Monday, August 29, 2011

Weathering the Storm

Dear Parishioners,

An interesting week just passed.  Maybe that is an understatement.  An earthquake, a hurricane . . . what’s next?  Forget that I even asked that question.

As I heard the information that was passed on to us regarding hurricane Irene, I wondered what I should do.  Certainly I prayed.  Lord, avert this storm . . . .  I listened to the governor’s messages and the recommendations (mandates) from state and local officials about evacuations.  I thought about the situation in which I was currently living:  one of the highest points in Somers Point, an apparently sturdy brick house (rectory), no old or dead trees nearby and, most important to me, a one-block proximity to a functioning hospital.

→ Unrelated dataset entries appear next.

# lmb-freiburg/hand3d

Measured on NVIDIA H100. Metric: images/sec full pipeline 320x320, higher is better.
Workload: dtype bf16 hi/lo split x3 MMA passes, fp32 accumulate (fp32 parity, 1e-3)

## Files before the change

### hand3d_b200/csrc/conv_wgmma.cu

```cuda
#include <cuda.h>

#include <algorithm>
#include <cstdlib>
#include <cstring>
#include <vector>

#include "common.cuh"
#include "split_fmt.cuh"
#include "wgmma_common.cuh"

namespace h3d {

namespace {

constexpr int BM = 128;
constexpr int BK = 64;
constexpr int kThreads = 384;
constexpr int kConsumerThreads = 256;
constexpr int A_TILE_BYTES = BM * BK * 2;
constexpr int STG_COLS = 64;
constexpr int STG_PITCH = STG_COLS + 1;
constexpr int STG_BYTES = BM * STG_PITCH * 4;
constexpr int kSmemBudget = 227 * 1024 - 2048 - STG_BYTES;

__host__ __device__ constexpr int stage_bytes(int BN, int PASSES) { return (PASSES >= 3 ? 2 : 1) * (A_TILE_BYTES + BN * BK * 2); }
__host__ __device__ constexpr int num_stages(int BN, int PASSES) {
    return kSmemBudget / stage_bytes(BN, PASSES) > 8 ? 8 : kSmemBudget / stage_bytes(BN, PASSES);
}
__host__ __device__ constexpr int smem_bytes(int BN, int PASSES) { return num_stages(BN, PASSES) * stage_bytes(BN, PASSES) + STG_BYTES + 2048; }

struct TcParams {
    const float* bias;
    uint16_t* y_hi; uint16_t* y_lo; uint8_t* y_l8; uint8_t* y_h8; int Cy_total, cy_off;
    float corr_scale;
    float* yf; int Cyf_total, cyf_off;
    int B, H, W, k, pad, cin_chunks;
    int TW, TH, TB, tiles_w, tiles_h, n_tiles, num_tiles;
    int n_valid;
    int pool;
    int chunk_kb;
    int leaky;
    int* err_flag;
};

template <int PASSES, bool FP16>
__device__ __forceinline__ void epilogue_store32(const TcParams& p, const float* a, int64_t pix, int n, bool valid) {
    float f[32];
    const float4* bp = reinterpret_cast<const float4*>(p.bias + n);
#pragma unroll
    for (int q = 0; q < 8; ++q) {
        const float4 bv = __ldg(bp + q);
        if (PASSES == 4) {
            f[4 * q + 0] = fmaf(a[4 * q + 0], p.corr_scale, bv.x);
            f[4 * q + 1] = fmaf(a[4 * q + 1], p.corr_scale, bv.y);
            f[4 * q + 2] = fmaf(a[4 * q + 2], p.corr_scale, bv.z);
            f[4 * q + 3] = fmaf(a[4 * q + 3], p.corr_scale, bv.w);
        } else {
            f[4 * q + 0] = a[4 * q + 0] + bv.x;
            f[4 * q + 1] = a[4 * q + 1] + bv.y;
            f[4 * q + 2] = a[4 * q + 2] + bv.z;
            f[4 * q + 3] = a[4 * q + 3] + bv.w;
        }
    }
    if (p.leaky) {
#pragma unroll
        for (int q = 0; q < 32; ++q) f[q] = fmaxf(f[q], kNegSlope * f[q]);
    }
    if (p.pool == 1) {
#pragma unroll
        for (int q = 0; q < 32; ++q) {
            f[q] = fmaxf(f[q], __shfl_xor_sync(0xFFFFFFFFu, f[q], 1));
            f[q] = fmaxf(f[q], __shfl_xor_sync(0xFFFFFFFFu, f[q], p.TW));
        }
    }
    if (!valid) return;
    if (n + 32 > p.n_valid) {
        const int cnt = p.n_valid - n;
        if (p.yf && cnt > 0) {
            float* dst = p.yf + pix * p.Cyf_total + p.cyf_off + n;
#pragma unroll
            for (int q = 0; q < 32; ++q)
                if (q < cnt) dst[q] = f[q];
        }
#pragma unroll
        for (int q = 0; q < 32; ++q)
            if (q >= cnt) f[q] = 0.f;
    } else if (p.yf) {
        if (((p.Cyf_total | p.cyf_off) & 3) == 0) {
            float4* dst = reinterpret_cast<float4*>(p.yf + pix * p.Cyf_total + p.cyf_off + n);
#pragma unroll
            for (int q = 0; q < 8; ++q) dst[q] = make_float4(f[4 * q], f[4 * q + 1], f[4 * q + 2], f[4 * q + 3]);
        } else {
            float* dst = p.yf + pix * p.Cyf_total + p.cyf_off + n;
#pragma unroll
            for (int q = 0; q < 32; ++q) dst[q] = f[q];
        }
    }
    if (p.y_hi) {
        const int64_t off = pix * p.Cy_total + p.cy_off + n;
        uint4* dh = reinterpret_cast<uint4*>(p.y_hi + off);
        uint4* dl = reinterpret_cast<uint4*>(p.y_lo + off);
#pragma unroll
        for (int g = 0; g < 4; ++g) {
            uint32_t hi[4], lo[4];
#pragma unroll
            for (int q = 0; q < 4; ++q) {
                float x0 = f[8 * g + 2 * q], x1 = f[8 * g + 2 * q + 1];
                if (PASSES == 4) {
                    x0 = fminf(fmaxf(x0 * kF8XMainScale, -65504.f), 65504.f);
                    x1 = fminf(fmaxf(x1 * kF8XMainScale, -65504.f), 65504.f);
                }
                hi[q] = pack_hi2<FP16>(x0, x1);
                if (PASSES == 3) {
                    const float2 r = unpack2<FP16>(hi[q]);
                    lo[q] = pack_hi2<FP16>(x0 - r.x, x1 - r.y);
                }
            }
            dh[g] = make_uint4(hi[0], hi[1], hi[2], hi[3]);
            if (PASSES == 3 && p.y_lo) dl[g] = make_uint4(lo[0], lo[1], lo[2], lo[3]);
        }
        if (PASSES == 4) {
            uint32_t l8[8], h8[8];
#pragma unroll
            for (int q = 0; q < 8; ++q) {
                uint32_t wl = 0, wh = 0;
#pragma unroll
                for (int e = 0; e < 4; ++e) {
                    const F8cPlanes pl = f32_to_f8c(f[4 * q + e]);
                    wl |= (uint32_t)pl.l8 << (8 * e); wh |= (uint32_t)pl.h8 << (8 * e);
                }
                l8[q] = wl; h8[q] = wh;
            }
            uint4* d8l = reinterpret_cast<uint4*>(p.y_l8 + off);
            uint4* d8h = reinterpret_cast<uint4*>(p.y_h8 + off);
            d8l[0] = make_uint4(l8[0], l8[1], l8[2], l8[3]); d8l[1] = make_uint4(l8[4], l8[5], l8[6], l8[7]);
            d8h[0] = make_uint4(h8[0], h8[1], h8[2], h8[3]); d8h[1] = make_uint4(h8[4], h8[5], h8[6], h8[7]);
        }
    }
}
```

In the end, I made the decision to stay put.  The hurricane was supposed to be hundreds of miles long.  Where exactly would the safest place in southern New Jersey or the greater Delaware Valley be?  Can anyone except God really know the answer to that question?

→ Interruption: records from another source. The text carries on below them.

extern "C" int rs_weight_prep_bf16(const rs_wprep_item* items_dev, int n, int total_tiles, rs_stream_t stream) {
  if (!items_dev || n <= 0 || total_tiles <= 0) return RS_EINVAL;
  weight_prep_kernel<bf16_t><<<total_tiles, 256, 0, (hipStream_t)stream>>>(items_dev, n);
  return RS_LAUNCH_RESULT();
}

extern "C" int rs_weight_prep_f32(const rs_wprep_item* items_dev, int n, int total_tiles, rs_stream_t stream) {
  if (!items_dev || n <= 0 || total_tiles <= 0) return RS_EINVAL;
  weight_prep_kernel<float><<<total_tiles, 256, 0, (hipStream_t)stream>>>(items_dev, n);
  return RS_LAUNCH_RESULT();
}

const char* const kTileNamesBf16[NTILES] = {"conv_igemm_bf16<128x128>", "conv_igemm_bf16<128x64>", "conv_igemm_bf16<128x32>",
                                            "conv_igemm_bf16<64x64>", "", "conv_igemm_bf16<256x128>",
                                            "conv_igemm_bf16<256x256>", "conv_thin_bf16", "conv_halo_bf16", "conv1x1_ew_bf16<128x128>"};
const int kTileBM[NTILES] = {128, 128, 128, 64, 128, 256, 256, 128, 256, 128};
const int kTileBN[NTILES] = {128, 64, 32, 64, 64, 128, 256, 32, 128, 64};

struct Tuning {
  int tile, rowb, big, min256, halo, halo_min, halo512;
};
Tuning tuning() {
  const RsKnobs& k = rs_knobs();
  return {k.conv_tile, k.conv_rowb, k.conv_big, k.conv_min256, k.conv_halo, k.conv_halo_min, k.conv_halo512};
}

bool valid(const rs_conv_desc* d) {
  if (!d) return false;
  if (d->N <= 0 || d->Hs <= 0 || d->Ws <= 0 || d->Ho <= 0 || d->Wo <= 0) return false;
  if (d->kh <= 0 || d->kw <= 0 || d->kh > kMaxK || d->kw > kMaxK || d->stride <= 0 || d->pad < 0) return false;
  if (d->Cout <= 0 || (d->Cout % 32) != 0) return false;
  if (d->ups < 0 || d->ups > 2 || d->stem) return false;
  if (d->C1 <= 0 || (d->C1 % 32) != 0 || d->C2 < 0 || (d->C2 % 32) != 0) return false;
  return true;
}

bool phase_ok(const rs_conv_desc* d) {
  return d->ups == 1 && d->kh == 3 && d->kw == 3 && d->stride == 1 && d->pad == 1 && d->Ho == 2 * d->Hs && d->Wo == 2 * d->Ws;
}

int pick_tile(const rs_conv_desc* d, bool phase4 = false, int es = 4, bool stats = false) {
  const long M = phase4 ? (long)d->N * d->Hs * d->Ws * 4 : (long)d->N * d->Ho * d->Wo;
  const long want = 512;
  const Tuning tu = tuning();
  const int ft = tu.tile;
  if (ft >= 0 && ft < NTILES && ft != TSTEM_RESERVED && ft != TTHIN && ft != THALO && ft != TEW && (d->Cout % kTileBN[ft] == 0 || (ft == T128x128 && d->Cout > 128)) &&
      (ft != T256x256 || (es == 2 && !stats)))
    return ft;
  if (tu.big && es == 2 && !stats) {
    const long mrows = phase4 ? (long)d->N * d->Hs * d->Ws : M;
    const long nph = phase4 ? 4 : 1;
    const long nk128 = (long)(phase4 ? 4 : d->kh * d->kw) * (d->C1 + d->C2) * es / 128;
    if (d->Cout % 256 == 0 && nk128 >= ((phase4 || d->kh > 1) ? 16 : 32) && rs_cdiv(mrows, 256) * (d->Cout / 256) * nph >= tu.min256) return T256x256;
  }
  if (es == 4 && !stats && !phase4 && (long)d->kh * d->kw * (d->C1 + d->C2) <= 64 && d->Cout % 64 == 0 && (long)rs_cdiv(M, 128) * (d->Cout / 64) >= want)
    return T128x64;
  if (d->Cout % 128 == 0 && (long)rs_cdiv(M, 128) * (d->Cout / 128) >= want) return T128x128;
  if (d->Cout > 128 && d->Cout % 128 != 0 && (long)rs_cdiv(d->Cout, 128) * 128 * 4 <= (long)d->Cout * 5 &&
      (long)rs_cdiv(M, 128) * rs_cdiv(d->Cout, 128) >= want)
    return T128x128;
  if (d->Cout % 64 == 0) {
    if ((long)rs_cdiv(M, 128) * (d->Cout / 64) >= want) return T128x64;
    return T64x64;
  }
  return T128x32;
}

int pick_rowb(const rs_conv_desc* d, int es, bool phase4 = false, bool stats = false) {
  const int forced = tuning().rowb;
  const int tile = pick_tile(d, phase4, es, stats);
  if (forced == 64 || forced == 128) return forced;
  const long blocks = (long)rs_cdiv((long)d->N * d->Ho * d->Wo, kTileBM[tile]) * rs_cdiv(d->Cout, kTileBN[tile]);
  const long nk128 = (long)(phase4 ? 4 : d->kh * d->kw) * (d->C1 + d->C2) * es / 128;
  if (es == 4) return (nk128 <= 16 || blocks >= 2048) ? 64 : 128;
  if (tile == T256x256) return nk128 <= 8 ? 64 : 128;
  if (kTileBN[tile] <= 64) return nk128 <= 4 ? 64 : 128;
  if (phase4 || d->kh == 4) return 128;
  if (nk128 <= 8 || (blocks >= 2048 && nk128 <= 24)) return 64;
  return 128;
}

void launch(int rowb, bool phase4, int epi, int tile, int grid, hipStream_t s, const ConvArgsT<float>& a) {
  if (phase4) rs_conv_launch_f32_phase_eval(tile, rowb, grid, s, a);
  else if (epi == EPI_STATS) rs_conv_launch_f32_plain_stats(tile, rowb, grid, s, a);
  else if (epi == EPI_BWD) rs_conv_launch_f32_plain_bwd(tile, rowb, grid, s, a);
  else rs_conv_launch_f32_plain_eval(tile, rowb, grid, s, a);
}
void launch(int rowb, bool phase4, int epi, int tile, int grid, hipStream_t s, const ConvArgsT<bf16_t>& a) {
  if (phase4) rs_conv_launch_bf16_phase_eval(tile, rowb, grid, s, a);
  else if (epi == EPI_STATS) rs_conv_launch_bf16_plain_stats(tile, rowb, grid, s, a);
  else if (epi == EPI_BWD) rs_conv_launch_bf16_plain_bwd(tile, rowb, grid, s, a);
  else rs_conv_launch_bf16_plain_eval(tile, rowb, grid, s, a);
}

int thin_mode(const rs_conv_desc* d, bool phase4, bool plain_epilogue) {
  const int ft = tuning().tile;
  if (!plain_epilogue || (ft != -1 && ft != TTHIN) || d->C2 != 0) return -1;
  if (phase4) return (d->C1 == 128 && d->Cout == 32) ? 1 : -1;
  if (d->ups != 0) return -1;
  if (d->kh == 3 && d->kw == 3 && d->stride == 1 && d->pad == 1 && d->C1 == 32 && d->Cout == 32 && d->Ho == d->Hs && d->Wo == d->Ws) return 0;
  if (d->kh == 4 && d->kw == 4 && d->stride == 2 && d->pad == 1 && d->C1 == 32 && d->Cout == 128 && 2 * d->Ho == d->Hs && 2 * d->Wo == d->Ws)
    return 2;
  return -1;
}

No Masses were actually cancelled this weekend.  I resolved that if anyone showed up, we would have Mass for them.  The numbers attending were, for the most part, not large but various people came for each Mass.

Thank God the people in our area seemed to weather the storm fairly well.  There were power outages, some trees down, water in basements, and other minor damage—but all overwhelmingly survivable conditions.

At the time, I thought about the Scripture passage referring to the house built on solid rock:

Everyone who listens to these words of mine and acts on them will be like a wise man who built his house on rock.  The rain fell, the floods came, and the winds blew and buffeted the house.  But it did not collapse; it had been set solidly on rock.  (Mt. 7:  24-25)

The analogy was loud and clear.  A strong foundation is of utmost importance when facing earthquakes, storms, hurricanes and other acts of God.  But it is even more important for our life of faith.  Without a strong faith in God, the storms of life may, in fact, seem impossible or unbearable.  We could wind up desperate and crying out for help like Peter did when he found himself sinking in the water:   

But when (Peter) saw how [strong] the wind was he became frightened; and, beginning to sink, he cried out, “Lord, save me!”  Immediately Jesus stretched out his hand and caught him, and said to him, “O you of little faith, why did you doubt?”  (Mt. 14: 30-31)

I do not advocate taking risky chances or ever foolishly putting ourselves in harm’s way unnecessarily.  However, when those storms of life come and we are forced to face them—whether they are natural disasters, physical setbacks, sickness, death or any number of various spiritual trials—we can never go wrong seeking out the protection and assistance of the Lord Jesus. 

With Him we can weather any storm.

Fr. Ed Namiotka


Wednesday, August 24, 2011

An American Flag in a Catholic Church?

Dear Parishioners,
When I arrived at St. Joseph’s Parish this summer, I made the resolution to take things slowly, to implement any changes gradually and to do a lot of observing.
Sometimes, however, certain issues come my way and I am requested to make a decision as Pastor.
One such matter is the placement of the American (and Papal) flags in church.
I began by praying about the situation.  Then I tried to find out the history of the matter within the parish.  Next, I referred to the United States Conference of Catholic Bishops (USCCB) web site.  This is what I found there:

Surprisingly to many, there are no regulations of any kind governing the display of flags in Roman Catholic Churches. Neither the Code of Canon law, nor the liturgical books of the Roman rite comment on this practice. As a result, the question of whether and how to display the American flag in a Catholic Church is left up to the judgment of the diocesan bishop, who in turn often delegates this to the discretion of the pastor.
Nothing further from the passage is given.